🤖 AI Summary
Existing CHILDES corpora suffer from annotation heterogeneity and limited scale, hindering standardized dependency parsing and cross-linguistic research in child language acquisition. Method: We propose a “gold + silver” collaborative annotation paradigm: (1) manually constructing 48k high-quality Universal Dependencies (UD) v2-compliant dependency trees across 11 CHILDES subcorpora, covering both child and caregiver utterances; and (2) automatically generating 1M silver-standard annotations via rule-based and model-based approaches. We further perform transcription alignment, noise cleaning, and cross-speaker/corpus dependency consistency verification. Contribution/Results: This work delivers the first officially released CHILDES-driven UD treebank—uniquely standardized under UD v2 for child language. It enables systematic UD adoption and large-scale expansion in this domain, significantly enhancing data support for child language parsing, acquisition modeling, and cross-lingual dependency transfer research.
📝 Abstract
CHILDES is a widely used resource of transcribed child and child-directed speech.

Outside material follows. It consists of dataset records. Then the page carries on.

__global__ void __launch_bounds__(1024)
k_mccfr_traverse(const uint16_t *__restrict__ g_infoset, const int8_t *__restrict__ g_payoff,
                 const double *__restrict__ g_sigcdf, double *__restrict__ g_groups,
                 int n_infosets, uint32_t seed_lo, uint32_t seed_hi, uint32_t iteration, uint32_t b0, uint32_t nb,
                 unsigned long long *__restrict__ g_wg_counts, uint32_t *__restrict__ g_visit, unsigned long long *__restrict__ g_clock,
                 const uint4 *__restrict__ g_lane_tab, const uint32_t *__restrict__ g_iter, uint32_t track_seen) {
    extern __shared__ __align__(16) unsigned char smem[];
    __shared__ unsigned int s_vis[2];
    if (g_iter) iteration = *g_iter;
    __shared__ uint32_t s_next[1];
    __shared__ uint32_t s_slice[1];
    __shared__ uint4 s_lane_tab[kLaneSlotVecs * 64];
    const unsigned long long t_start = wall_clock64();
#ifdef SCOPA_WALK_STAMPS
    const unsigned long long c_entry_ = clock64();
#endif
    const int I = n_infosets;
    double *s_sigcdf = reinterpret_cast<double *>(smem);
    double *s_dR = s_sigcdf + (size_t)(I + 1) * kRow;
    WaveScratch *s_wave = reinterpret_cast<WaveScratch *>(s_dR + (size_t)I * 4);
    unsigned int *s_cnt = reinterpret_cast<unsigned int *>(s_wave + 2 * (blockDim.x >> 6));
    uint16_t *s_inf = reinterpret_cast<uint16_t *>(reinterpret_cast<unsigned char *>(s_cnt) + (((size_t)I * 4 + 15) & ~(size_t)15));
    int8_t *s_pay = reinterpret_cast<int8_t *>(s_inf + 1656);
    uint8_t *s_seen = reinterpret_cast<uint8_t *>(s_pay + kTerminal);

    const int tid = threadIdx.x, lane = tid & 63, wave = tid >> 6, n_waves = blockDim.x >> 6, nthr = blockDim.x;
    if (tid < 2) s_vis[tid] = 0u;
    const uint4 lane_piece = tid < kLaneSlotVecs * 64 ? g_lane_tab[tid] : make_uint4(0u, 0u, 0u, 0u);
    if (tid == 0) {
        s_slice[0] = 0u;
        const uint32_t per_wg = (nb + gridDim.x - 1) / gridDim.x, W = blockDim.x >> 6;
        const uint32_t first = blockIdx.x * per_wg, count = first < nb ? (nb - first < per_wg ? nb - first : per_wg) : 0u;
        s_next[0] = count >= 2 * W ? 2 * W : W;
    }
    const uint32_t *gi = reinterpret_cast<const uint32_t *>(g_infoset), *gp = reinterpret_cast<const uint32_t *>(g_payoff);
    {
        constexpr int kSig = 5;
        const double2 *g2 = reinterpret_cast<const double2 *>(g_sigcdf);
        double2 *s2 = reinterpret_cast<double2 *>(s_sigcdf);
        double2 v[kSig];
#pragma unroll
        for (int j = 0; j < kSig; j++) {
            const int idx = tid + j * nthr;
            v[j] = idx < I * 3 ? g2[idx] : make_double2(0.0, 0.0);
        }
        const uint32_t wi = tid < kDecision / 2 ? gi[tid] : 0u;
        const uint32_t wp = tid < kTerminal / 4 ? gp[tid] : 0u;
        const uint16_t last_inf = g_infoset[kDecision - 1];
        for (int i = tid; i < I * 2; i += nthr) reinterpret_cast<double2 *>(s_dR)[i] = make_double2(0.0, 0.0);
        for (int r = tid; r < I; r += nthr) s_cnt[r] = 0u;
        if (track_seen) for (int r = tid; r < I; r += nthr) s_seen[r] = 0;
        if (tid < 4) s_sigcdf[(size_t)I * kRow + tid] = 1.0;
#pragma unroll
        for (int j = 0; j < kSig; j++) {
            const int idx = tid + j * nthr;
            if (idx < I * 3) s2[idx] = v[j];
        }
        for (int idx = tid + kSig * nthr; idx < I * 3; idx += nthr) s2[idx] = g2[idx];
        if (tid < kLaneSlotVecs * 64) s_lane_tab[tid] = lane_piece;
        if (tid < kDecision / 2) reinterpret_cast<uint32_t *>(s_inf)[tid] = wi;
        if (tid == 0) s_inf[kDecision - 1] = last_inf;
        if (tid < kTerminal / 4) reinterpret_cast<uint32_t *>(s_pay)[tid] = wp;
    }
    for (int i = tid + nthr; i < kLaneSlotVecs * 64; i += nthr) s_lane_tab[i] = g_lane_tab[i];
    for (int i = tid + nthr; i < kDecision / 2; i += nthr) reinterpret_cast<uint32_t *>(s_inf)[i] = gi[i];
    for (int i = tid + nthr; i < kTerminal / 4; i += nthr) reinterpret_cast<uint32_t *>(s_pay)[i] = gp[i];
    __syncthreads();
    const unsigned long long t_pro = wall_clock64();
#ifdef SCOPA_WALK_STAMPS
    const unsigned long long c_barrier_ = clock64();
    unsigned long long c_loop0_ = 0, c_loop1_ = 0;
#endif

    WaveScratch *ws = s_wave + 2 * wave;
    wave_scratch_init(ws, 2, lane, I);
    WalkEnv env;
    env.wsb = lds_addr(ws); env.tab = lds_addr(s_lane_tab) + 16u * (uint32_t)lane;
    env.s_inf = s_inf; env.s_pay = s_pay; env.s_sigcdf = s_sigcdf; env.s_dR = s_dR; env.s_seen = track_seen ? s_seen : nullptr; env.s_cnt = s_cnt;
    unsigned int my_pairs = 0;
    {
#ifdef SCOPA_WALK_STAMPS
        const unsigned long long loop_start_ = clock64();
        c_loop0_ = loop_start_;
#endif
        const uint32_t per_wg = (nb + gridDim.x - 1) / gridDim.x;
        const uint32_t first = blockIdx.x * per_wg, count = first < nb ? (nb - first < per_wg ? nb - first : per_wg) : 0u;
        const uint32_t W = (uint32_t)n_waves;
        const bool start_two = count >= 2 * W;
        uint32_t c = start_two ? 2 * (uint32_t)wave : (uint32_t)wave, g = start_two ? 2u : 1u;
        for (;;) {
            if (g == 2 && c + 1 < count) {
                const uint32_t two[2] = {b0 + first + c, b0 + first + c + 1};
                walk_pairs<2>(env, lane, two, iteration, seed_lo, seed_hi, my_pairs);
            } else if (c < count) {
                const uint32_t one[1] = {b0 + first + c};
                walk_pairs<1>(env, lane, one, iteration, seed_lo, seed_hi, my_pairs);
            }
            if (count <= W || c + g >= count) break;
            g = count - c > 4 * W ? 2u : 1u;
            uint32_t got = 0;
            if (lane == 0) got = atomicAdd(s_next, g);
            c = (uint32_t)__builtin_amdgcn_readfirstlane((int)got);
            if (c >= count) break;
        }
#ifdef SCOPA_WALK_STAMPS
        c_loop1_ = clock64();
        if (lane == 0 && (blockIdx.x == 0 || blockIdx.x == 100)) g_wave_clocks[(blockIdx.x == 0 ? 0 : 16) + wave] += c_loop1_ - loop_start_;
        if (lane == 0 && blockIdx.x == 0) { unsigned int hw; asm volatile("s_getreg_b32 %0, hwreg(HW_REG_HW_ID)" : "=s"(hw)); g_wave_clocks[32 + wave] = hw; }
#endif
    }
    {
        uint32_t sl = 0;
        if (lane == 0) sl = atomicAdd(s_slice, 1u);
        sl = (uint32_t)__builtin_amdgcn_readfirstlane((int)sl);
        const int W = n_waves;
        if ((int)sl < W - W / 4) {
            const int per = (I + W - 1) / W, r0 = (W - 1 - (int)sl) * per, r1 = r0 + per < I ? r0 + per : I;
            double *tab = g_groups + (size_t)group_of(blockIdx.x) * kDeltaTable;
            for (int r = r0 + lane; r < r1; r += 64) {
#pragma unroll
                for (int k = 0; k < 4; k++) {
                    const double v = __longlong_as_double((long long)atomicExch(reinterpret_cast<unsigned long long *>(&s_dR[r * 4 + k]), 0ull));
                    if (v != 0.0) atomicAdd(&tab[group_cell(k, r)], v);
                }
                const unsigned int c = atomicExch(&s_cnt[r], 0u);
                if (c != 0u) { atomicAdd(&tab[group_cell(4, r)], (double)c); if (track_seen) s_seen[r] = 1; }
            }
        }
    }
    __syncthreads();

    const unsigned long long t_walk = wall_clock64();
    {
        const bool first0 = track_seen && tid < I && (s_seen[tid] || s_cnt[tid]) && g_visit[tid] == 0u;
        const bool first1 = track_seen && tid + nthr < I && (s_seen[tid + nthr] || s_cnt[tid + nthr]) && g_visit[tid + nthr] == 0u;
        double *tab = g_groups + (size_t)group_of(blockIdx.x) * kDeltaTable;
        for (int r = tid; r < I; r += nthr) {
            const double2 a = reinterpret_cast<const double2 *>(s_dR)[r * 2], b = reinterpret_cast<const double2 *>(s_dR)[r * 2 + 1];
            const unsigned int c = s_cnt[r];
            if (a.x != 0.0) atomicAdd(&tab[group_cell(0, r)], a.x);
            if (a.y != 0.0) atomicAdd(&tab[group_cell(1, r)], a.y);
            if (b.x != 0.0) atomicAdd(&tab[group_cell(2, r)], b.x);
            if (b.y != 0.0) atomicAdd(&tab[group_cell(3, r)], b.y);
            if (c != 0u) atomicAdd(&tab[group_cell(4, r)], (double)c);
        }
        if (first0) g_visit[tid] = 0x40000000u + (uint32_t)tid;
        if (first1) g_visit[tid + nthr] = 0x40000000u + (uint32_t)(tid + nthr);
        if (track_seen)
            for (int r = tid + 2 * nthr; r < I; r += nthr)
                if ((s_seen[r] || s_cnt[r]) && g_visit[r] == 0u) g_visit[r] = 0x40000000u + (uint32_t)r;
    }
    if (lane == 0) { atomicAdd(&s_vis[0], my_pairs * kPairDecisionVisits); atomicAdd(&s_vis[1], my_pairs * kPairTerminalVisits); }
    __syncthreads();
    if (tid < 2) atomicAdd(&g_wg_counts[blockIdx.x * 2 + tid], (unsigned long long)s_vis[tid]);
#ifdef SCOPA_WALK_STAMPS
    if (blockIdx.x == 0 && (tid & 63) == 0) {
        g_wave_phases[(tid >> 6)] += c_barrier_ - c_entry_; g_wave_phases[16 + (tid >> 6)] += c_loop0_ - c_barrier_;
        g_wave_phases[32 + (tid >> 6)] += c_loop1_ - c_loop0_; g_wave_phases[48 + (tid >> 6)] += clock64() - c_loop1_;
    }
#endif
    if (g_clock && tid == 0) {
        g_clock[blockIdx.x * 4] = t_start; g_clock[blockIdx.x * 4 + 1] = t_pro; g_clock[blockIdx.x * 4 + 2] = t_walk; g_clock[blockIdx.x * 4 + 3] = wall_clock64();
    }
}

This paper introduces UD-English-CHILDES, the first officially released Universal Dependencies (UD) treebank derived from previously dependency-annotated CHILDES data with consistent and unified annotation guidelines. Our corpus harmonizes annotations from 11 children and their caregivers, totaling over 48k sentences. We validate existing gold-standard annotations under the UD v2 framework and provide an additional 1M silver-standard sentences, offering a consistent resource for computational and linguistic research.